Not sure how to log that, any idea @tgal ?
Ah sorry, the original problem was something else, but at least we can resolve the thread above.
Indeed ;)
I think this can be closed here, as this is a storage and not a km3pipe
issue.
Thanks Kay!
That is not sustainable: in principle nobody will look beforehand if a file is small and on disk only, but simply try to retrieve it. I will open an issue in comp&soft - we need a general solution.
There is no other way around I think - but we will loose those files eventually!!!
OK interesting. Thanks ;) So now we need to use iRODS where we already have extremely limited slots (and is the only option to use on other CCs) to get small files. Great
Hi @tgal
I got this answer form CC Lyon.
For disk-only files, using iget is acceptable: in this case, HPSS will not be called upon, as these small files are stored on the iRODS disk.

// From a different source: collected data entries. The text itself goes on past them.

# deezer/musicFPaugment

Measured on AMD Instinct MI355X. Metric: 8s/8kHz clips/sec (STFT+UNet+peak-pick), higher is better.
Workload: dtype bf16x3 (fp32 operands split into bf16 hi+lo, fp32 accumulate); 1 GPU; STFT(512/256,f64) -> UNet(1,1) eval forward (bf16x3 MFMA, formula weights) -> Audfprint peak-pick; 8 s / 8 kHz clips, 257x251 spectrograms; parallelism=clip-sharded x1, no data-path collective

## Files before the change

### musicfpaugment_amd/csrc/unet_wd16.hip

```cpp
#include "mfpa_common.h"
#include "mfpa_conv_tile.h"
#include "mfpa_unet_args.h"

namespace {

using namespace mfpa_tile;
using mfpa_unet::ConvArgs;

constexpr int wd16_bn(int wmw) { return 32 * (8 / wmw); }
constexpr bool wd16_persist(bool rows, int wmw, bool side, bool plain) { return wmw == 4 || (!rows && !side) || plain; }
template <int PH, int PW, bool IN16>
struct Wd16Lds {
  static constexpr int THREADS = 512;
  static constexpr int SPP = IN16 ? KC / 8 : KC / 4;
  static constexpr int HPW = PW + 2, HPH = PH + 2, HP = HPW * HPH;
  static constexpr int A_F4 = (HP * SPP + THREADS - 1) / THREADS;
  static constexpr int HPS = A_F4 * (THREADS / SPP);
  static constexpr int PLANE = ((HPS * 16 + 255) / 256) * 256;
  static constexpr int HLS = 4 * PLANE + 256;
  static constexpr int STAGE = 2 * HLS;
  static constexpr int TBL = 2 * A_F4 * THREADS;
  static constexpr int TBL_BYTES = 2 * ((HP * (KC / 4) + THREADS - 1) / THREADS) * THREADS * (int)sizeof(unsigned);
  static constexpr int RED = 2 * 256;
  static constexpr int epi_floats(int wmw) { return 2 * wd16_bn(wmw) + 64; }
  static constexpr int fixed_bytes(int wmw) { return 2 * STAGE + TBL_BYTES + epi_floats(wmw) * (int)sizeof(float); }
  __host__ __device__ static constexpr int plane_off(int hl, int kg) { return hl * HLS + kg * PLANE + (kg >> 1) * 128; }
  static_assert(TBL * (int)sizeof(unsigned) <= TBL_BYTES, "the kernel's table fits the launcher's");
};
static_assert(Wd16Lds<8, 32, false>::fixed_bytes(2) == 125184 && Wd16Lds<16, 16, false>::fixed_bytes(2) == 125184 &&
              Wd16Lds<8, 32, true>::fixed_bytes(2) == 125184 && Wd16Lds<16, 16, true>::fixed_bytes(2) == 125184, "LDS of the 128-channel tiles");
static_assert(Wd16Lds<8, 32, false>::fixed_bytes(4) == 124672 && Wd16Lds<8, 32, true>::fixed_bytes(4) == 124672, "LDS of the 64-channel tiles");
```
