struct ExpandDemand { i64 out = 0, cand = 0; };
thread_local ExpandDemand g_expand_hint, g_expand_demand;
void hhx_expand_set_hint(i64 out, i64 cand) { g_expand_hint.out = out; g_expand_hint.cand = cand; }
void hhx_expand_last_demand(i64 *out, i64 *cand) { *out = g_expand_demand.out; *cand = g_expand_demand.cand; }

namespace {

constexpr int EX_T_WIN = 1024;
constexpr int EX_T_CMP = 256;
constexpr int EX_T_MAX = 1024;
constexpr int EX_WAVES_MAX = EX_T_MAX / HHX_WAVE;
#define EX_T ((int)blockDim.x)
#define EX_WAVES ((int)blockDim.x / HHX_WAVE)
constexpr int STAGE = 1024;
constexpr int MAX_WIN = 512;
constexpr int N_DUMMY = HHX_WAVE;
// ... 1522 lines not shown
            const i32 len = min(STAGE, a_e - a0);
            stage_chunk(P, l, a0, len);
            __syncthreads();
            mark_compact(P, l, len);
            __syncthreads();
        }
        const i32 nnz_row = bitmap_prefix_total(l, W);
        nnzc += (tid == 0) ? nnz_row : 0;
        double s_run = 0.0;
        i32 n_win = 0;
        for (i32 r0 = 0; r0 < nnz_row; r0 += cap, ++n_win) {
            const i32 rlen = min(cap, nnz_row - r0);
            for (i32 t = tid; t < rlen; t += EX_T) l.acc[t] = 0;
            __syncthreads();
            for (i32 a0 = a_b; a0 < a_e; a0 += STAGE) {
                const i32 len = min(STAGE, a_e - a0);
                stage_chunk(P, l, a0, len);
                __syncthreads();
                accumulate_compact(P, l, len, r0, rlen);
                __syncthreads();
            }
            i32 nz;
            s_run += window_power_sum<true>(P, l, rlen, &nz);
            window_emit_candidates<true>(P, l, rlen, 0, r0, s_run, &l.win_off[n_win], &l.win_cnt[n_win]);
            __syncthreads();
        }
        if (nnz_row == 0) {
            if (tid == 0) { P.row_off[row] = 0; P.row_cnt[row] = 0; }
        } else finalize_row(P, l, row, n_win, s_run, l.win_off, l.win_cnt);
        __syncthreads();
    }
    nnzc = wave_sum_i64(nnzc);
    if (lane_id() == 0 && nnzc) atomicAdd(&P.cursors[3], (unsigned long long)nnzc);
}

Conversely, if the files are in HPSS, you need to use XRootD. In this case, these large files will not be stored on the iRODS disk, and going via iRODS will require HPSS for recovery, which is not optimal.
You should open a ticket at the Lyon CC helpdesk. iget
should be avoided!
Thank you Santiago.
I was facing a similar issue, I believe this might have to do with the fact that xrootd is looking at hpss
. I understand that recently (I don't know since when) the lyon admins made a condition such that only files with size > 100Mb would be copied to hpss. The file you are trying to retrieve has 44Mb in size, then it won't be in hpss
. This is the conclusion I came up with though, someone could correct me if I am wrong.
I was wondering if this would be a problem with the new mass processing being copied to iRODS. We might have to use iget
to retrieve these files which I believe is not a good solution.